• Work instructions
Could you filter the data below down to the lines that hold the word "corr"?

• Given records

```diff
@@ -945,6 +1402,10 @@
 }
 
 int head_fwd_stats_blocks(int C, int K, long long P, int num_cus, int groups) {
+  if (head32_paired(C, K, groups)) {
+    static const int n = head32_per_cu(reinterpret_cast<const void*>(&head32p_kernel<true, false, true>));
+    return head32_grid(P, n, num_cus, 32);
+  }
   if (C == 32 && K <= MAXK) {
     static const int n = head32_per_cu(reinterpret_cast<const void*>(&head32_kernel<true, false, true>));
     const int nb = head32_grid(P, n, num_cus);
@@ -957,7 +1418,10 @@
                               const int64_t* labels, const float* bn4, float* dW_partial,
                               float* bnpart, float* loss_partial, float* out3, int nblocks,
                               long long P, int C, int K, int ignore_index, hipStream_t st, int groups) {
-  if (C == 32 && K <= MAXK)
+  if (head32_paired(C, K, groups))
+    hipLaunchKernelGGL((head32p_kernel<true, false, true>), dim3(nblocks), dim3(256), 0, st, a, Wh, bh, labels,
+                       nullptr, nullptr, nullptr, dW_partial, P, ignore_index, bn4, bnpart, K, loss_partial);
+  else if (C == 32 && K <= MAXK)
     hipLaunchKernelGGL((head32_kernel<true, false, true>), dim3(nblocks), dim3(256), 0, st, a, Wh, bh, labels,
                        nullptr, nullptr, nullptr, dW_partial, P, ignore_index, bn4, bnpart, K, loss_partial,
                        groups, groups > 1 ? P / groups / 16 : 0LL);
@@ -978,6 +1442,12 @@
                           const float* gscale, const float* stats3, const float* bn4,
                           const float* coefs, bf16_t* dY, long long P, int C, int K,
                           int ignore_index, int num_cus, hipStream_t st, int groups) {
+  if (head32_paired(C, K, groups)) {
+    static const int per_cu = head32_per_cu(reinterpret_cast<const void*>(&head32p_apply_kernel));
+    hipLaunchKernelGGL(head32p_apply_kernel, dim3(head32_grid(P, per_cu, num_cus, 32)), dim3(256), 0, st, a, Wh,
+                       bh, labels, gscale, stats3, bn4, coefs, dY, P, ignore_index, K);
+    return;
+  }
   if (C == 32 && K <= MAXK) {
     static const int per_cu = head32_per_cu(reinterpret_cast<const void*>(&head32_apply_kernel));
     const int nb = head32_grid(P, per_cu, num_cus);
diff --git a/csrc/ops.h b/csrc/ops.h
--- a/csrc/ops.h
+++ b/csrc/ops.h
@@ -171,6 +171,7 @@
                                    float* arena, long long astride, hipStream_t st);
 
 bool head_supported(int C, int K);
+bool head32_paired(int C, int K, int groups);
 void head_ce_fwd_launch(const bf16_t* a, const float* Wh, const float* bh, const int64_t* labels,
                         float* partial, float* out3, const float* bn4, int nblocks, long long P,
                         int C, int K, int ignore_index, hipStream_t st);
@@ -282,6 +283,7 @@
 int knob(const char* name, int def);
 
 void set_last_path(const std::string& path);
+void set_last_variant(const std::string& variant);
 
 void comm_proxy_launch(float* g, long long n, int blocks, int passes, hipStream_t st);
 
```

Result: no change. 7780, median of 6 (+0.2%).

---

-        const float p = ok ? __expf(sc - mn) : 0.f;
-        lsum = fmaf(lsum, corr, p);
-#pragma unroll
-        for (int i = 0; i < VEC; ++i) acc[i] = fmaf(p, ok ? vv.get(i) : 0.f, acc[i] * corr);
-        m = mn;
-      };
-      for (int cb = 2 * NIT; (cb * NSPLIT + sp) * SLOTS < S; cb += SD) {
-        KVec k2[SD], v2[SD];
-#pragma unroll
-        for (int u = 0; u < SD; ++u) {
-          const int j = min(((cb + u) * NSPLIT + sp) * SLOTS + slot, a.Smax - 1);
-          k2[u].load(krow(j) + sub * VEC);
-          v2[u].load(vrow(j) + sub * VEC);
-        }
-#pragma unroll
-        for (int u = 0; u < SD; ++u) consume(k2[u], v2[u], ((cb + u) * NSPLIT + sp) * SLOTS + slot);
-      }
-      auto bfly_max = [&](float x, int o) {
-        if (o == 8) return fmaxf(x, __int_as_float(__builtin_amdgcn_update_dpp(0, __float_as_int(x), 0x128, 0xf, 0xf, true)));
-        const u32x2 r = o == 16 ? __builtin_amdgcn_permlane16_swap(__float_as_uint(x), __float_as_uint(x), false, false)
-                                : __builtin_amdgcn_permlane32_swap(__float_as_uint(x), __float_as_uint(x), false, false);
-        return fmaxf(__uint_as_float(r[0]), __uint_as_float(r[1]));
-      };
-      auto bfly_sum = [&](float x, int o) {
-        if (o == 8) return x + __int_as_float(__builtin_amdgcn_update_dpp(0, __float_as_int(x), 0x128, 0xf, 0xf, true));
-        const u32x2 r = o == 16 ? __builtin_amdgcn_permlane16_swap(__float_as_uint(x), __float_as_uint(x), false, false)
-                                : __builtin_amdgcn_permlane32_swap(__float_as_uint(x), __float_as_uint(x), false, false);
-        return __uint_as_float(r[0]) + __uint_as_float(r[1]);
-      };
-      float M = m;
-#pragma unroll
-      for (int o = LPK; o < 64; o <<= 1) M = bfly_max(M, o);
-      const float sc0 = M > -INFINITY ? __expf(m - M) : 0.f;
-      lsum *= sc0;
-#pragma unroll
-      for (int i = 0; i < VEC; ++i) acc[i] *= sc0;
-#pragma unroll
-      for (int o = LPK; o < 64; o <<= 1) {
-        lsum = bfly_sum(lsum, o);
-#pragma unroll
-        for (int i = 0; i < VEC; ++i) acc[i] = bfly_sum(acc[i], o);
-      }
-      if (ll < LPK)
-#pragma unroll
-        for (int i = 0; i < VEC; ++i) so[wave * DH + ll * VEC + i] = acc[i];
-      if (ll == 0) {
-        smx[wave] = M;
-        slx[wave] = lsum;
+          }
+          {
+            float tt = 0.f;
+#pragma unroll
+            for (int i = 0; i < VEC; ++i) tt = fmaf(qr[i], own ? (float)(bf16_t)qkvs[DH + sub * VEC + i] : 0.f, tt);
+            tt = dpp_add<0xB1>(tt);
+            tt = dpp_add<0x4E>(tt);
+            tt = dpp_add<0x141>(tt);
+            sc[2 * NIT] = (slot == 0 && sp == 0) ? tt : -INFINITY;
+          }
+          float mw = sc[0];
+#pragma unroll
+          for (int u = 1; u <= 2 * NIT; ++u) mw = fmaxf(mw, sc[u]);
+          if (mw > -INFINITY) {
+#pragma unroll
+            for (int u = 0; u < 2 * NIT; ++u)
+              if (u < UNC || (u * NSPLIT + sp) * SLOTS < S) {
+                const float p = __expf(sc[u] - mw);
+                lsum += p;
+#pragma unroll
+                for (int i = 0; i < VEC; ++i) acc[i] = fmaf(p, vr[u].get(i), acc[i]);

--

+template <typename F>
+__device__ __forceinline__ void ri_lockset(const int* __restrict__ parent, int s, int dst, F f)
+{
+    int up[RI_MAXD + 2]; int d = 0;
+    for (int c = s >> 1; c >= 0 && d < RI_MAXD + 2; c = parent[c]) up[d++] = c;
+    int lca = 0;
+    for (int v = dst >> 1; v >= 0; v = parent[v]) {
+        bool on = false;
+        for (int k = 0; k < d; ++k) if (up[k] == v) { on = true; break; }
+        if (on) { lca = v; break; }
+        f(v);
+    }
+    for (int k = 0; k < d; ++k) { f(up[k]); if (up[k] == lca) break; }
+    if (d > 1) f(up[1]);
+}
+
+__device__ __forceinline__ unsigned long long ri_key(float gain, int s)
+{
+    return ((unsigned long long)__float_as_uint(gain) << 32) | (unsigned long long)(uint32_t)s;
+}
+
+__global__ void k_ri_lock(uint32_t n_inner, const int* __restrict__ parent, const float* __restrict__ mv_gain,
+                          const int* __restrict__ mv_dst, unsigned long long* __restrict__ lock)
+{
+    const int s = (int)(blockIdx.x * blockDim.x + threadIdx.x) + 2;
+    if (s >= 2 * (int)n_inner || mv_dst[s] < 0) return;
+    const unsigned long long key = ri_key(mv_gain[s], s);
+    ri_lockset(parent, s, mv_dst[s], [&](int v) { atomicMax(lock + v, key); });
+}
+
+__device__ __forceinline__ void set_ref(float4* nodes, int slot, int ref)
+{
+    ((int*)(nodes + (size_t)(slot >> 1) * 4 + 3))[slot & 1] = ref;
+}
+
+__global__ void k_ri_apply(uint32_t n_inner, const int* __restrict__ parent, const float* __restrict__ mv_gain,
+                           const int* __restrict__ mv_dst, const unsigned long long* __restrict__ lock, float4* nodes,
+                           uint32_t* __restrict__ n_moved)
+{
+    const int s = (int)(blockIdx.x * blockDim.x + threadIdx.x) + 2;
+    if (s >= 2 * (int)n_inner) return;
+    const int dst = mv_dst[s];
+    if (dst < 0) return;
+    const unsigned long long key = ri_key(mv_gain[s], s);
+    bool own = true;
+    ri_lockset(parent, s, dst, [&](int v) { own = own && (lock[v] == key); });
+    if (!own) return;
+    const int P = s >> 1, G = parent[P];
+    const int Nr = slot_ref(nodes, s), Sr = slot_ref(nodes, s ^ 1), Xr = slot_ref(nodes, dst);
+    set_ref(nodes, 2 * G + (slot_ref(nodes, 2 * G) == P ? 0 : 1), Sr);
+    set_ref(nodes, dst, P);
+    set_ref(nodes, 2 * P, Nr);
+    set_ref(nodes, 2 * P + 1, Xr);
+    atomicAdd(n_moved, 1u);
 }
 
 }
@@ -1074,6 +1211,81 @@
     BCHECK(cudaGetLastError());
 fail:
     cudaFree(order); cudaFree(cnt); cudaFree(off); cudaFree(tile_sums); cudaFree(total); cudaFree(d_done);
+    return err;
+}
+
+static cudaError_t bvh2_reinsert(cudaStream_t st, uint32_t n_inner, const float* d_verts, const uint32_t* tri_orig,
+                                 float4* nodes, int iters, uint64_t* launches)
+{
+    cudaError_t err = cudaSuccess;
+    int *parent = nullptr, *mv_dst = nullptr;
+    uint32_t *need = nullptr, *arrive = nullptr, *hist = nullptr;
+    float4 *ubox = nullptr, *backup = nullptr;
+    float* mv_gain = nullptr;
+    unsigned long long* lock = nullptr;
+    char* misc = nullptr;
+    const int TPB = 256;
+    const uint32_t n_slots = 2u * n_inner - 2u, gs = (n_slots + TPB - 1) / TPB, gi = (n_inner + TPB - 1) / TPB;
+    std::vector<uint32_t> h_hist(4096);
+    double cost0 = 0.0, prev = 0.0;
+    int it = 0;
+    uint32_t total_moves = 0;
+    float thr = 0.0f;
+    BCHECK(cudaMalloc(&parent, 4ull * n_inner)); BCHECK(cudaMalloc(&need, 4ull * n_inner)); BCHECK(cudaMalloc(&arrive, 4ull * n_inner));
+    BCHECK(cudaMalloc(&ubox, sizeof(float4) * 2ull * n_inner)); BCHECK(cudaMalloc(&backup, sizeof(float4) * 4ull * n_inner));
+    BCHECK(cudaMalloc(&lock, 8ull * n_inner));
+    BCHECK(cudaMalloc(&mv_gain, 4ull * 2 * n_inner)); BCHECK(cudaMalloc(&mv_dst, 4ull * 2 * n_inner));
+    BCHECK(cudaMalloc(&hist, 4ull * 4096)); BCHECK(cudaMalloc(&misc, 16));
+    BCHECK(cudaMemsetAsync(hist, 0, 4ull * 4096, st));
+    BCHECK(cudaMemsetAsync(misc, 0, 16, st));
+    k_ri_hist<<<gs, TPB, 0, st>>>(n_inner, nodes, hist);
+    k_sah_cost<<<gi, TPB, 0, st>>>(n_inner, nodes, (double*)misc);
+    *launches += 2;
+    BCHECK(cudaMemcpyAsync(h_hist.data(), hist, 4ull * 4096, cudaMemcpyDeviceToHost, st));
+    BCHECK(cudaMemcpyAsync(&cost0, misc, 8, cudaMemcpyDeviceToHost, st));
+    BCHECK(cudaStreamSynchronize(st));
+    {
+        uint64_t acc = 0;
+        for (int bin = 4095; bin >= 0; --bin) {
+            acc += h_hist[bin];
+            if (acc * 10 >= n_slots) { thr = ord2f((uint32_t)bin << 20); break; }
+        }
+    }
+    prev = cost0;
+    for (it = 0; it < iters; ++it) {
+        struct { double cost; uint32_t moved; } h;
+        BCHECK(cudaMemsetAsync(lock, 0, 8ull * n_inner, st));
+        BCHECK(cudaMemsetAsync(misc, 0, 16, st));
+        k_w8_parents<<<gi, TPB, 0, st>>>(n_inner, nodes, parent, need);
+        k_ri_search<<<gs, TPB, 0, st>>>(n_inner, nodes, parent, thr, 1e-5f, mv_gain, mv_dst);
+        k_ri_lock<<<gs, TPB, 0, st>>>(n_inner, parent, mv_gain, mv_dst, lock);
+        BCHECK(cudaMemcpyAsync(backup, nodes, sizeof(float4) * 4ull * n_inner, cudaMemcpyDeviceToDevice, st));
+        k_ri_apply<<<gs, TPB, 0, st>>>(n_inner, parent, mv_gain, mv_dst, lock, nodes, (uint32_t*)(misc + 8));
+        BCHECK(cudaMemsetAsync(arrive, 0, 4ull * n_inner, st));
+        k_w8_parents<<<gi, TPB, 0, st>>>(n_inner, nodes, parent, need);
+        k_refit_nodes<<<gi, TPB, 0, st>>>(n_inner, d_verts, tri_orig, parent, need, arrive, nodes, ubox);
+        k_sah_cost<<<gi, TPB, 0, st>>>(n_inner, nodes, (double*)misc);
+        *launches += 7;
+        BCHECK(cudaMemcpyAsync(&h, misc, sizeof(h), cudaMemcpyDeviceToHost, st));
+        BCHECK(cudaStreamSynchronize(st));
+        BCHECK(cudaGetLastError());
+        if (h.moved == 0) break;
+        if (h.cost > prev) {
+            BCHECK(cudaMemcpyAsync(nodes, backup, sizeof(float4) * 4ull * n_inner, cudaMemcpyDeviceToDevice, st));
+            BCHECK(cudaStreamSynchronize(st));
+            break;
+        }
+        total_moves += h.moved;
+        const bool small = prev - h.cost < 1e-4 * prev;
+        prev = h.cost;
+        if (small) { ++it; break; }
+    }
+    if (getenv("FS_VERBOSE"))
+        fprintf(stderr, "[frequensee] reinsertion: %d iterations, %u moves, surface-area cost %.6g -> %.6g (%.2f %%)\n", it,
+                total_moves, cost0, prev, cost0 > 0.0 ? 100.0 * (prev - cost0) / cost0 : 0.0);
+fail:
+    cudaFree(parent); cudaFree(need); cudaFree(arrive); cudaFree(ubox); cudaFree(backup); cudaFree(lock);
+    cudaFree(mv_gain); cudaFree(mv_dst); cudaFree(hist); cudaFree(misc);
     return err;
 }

• Answer section
-        lsum = fmaf(lsum, corr, p);
-        for (int i = 0; i < VEC; ++i) acc[i] = fmaf(p, ok ? vv.get(i) : 0.f, acc[i] * corr);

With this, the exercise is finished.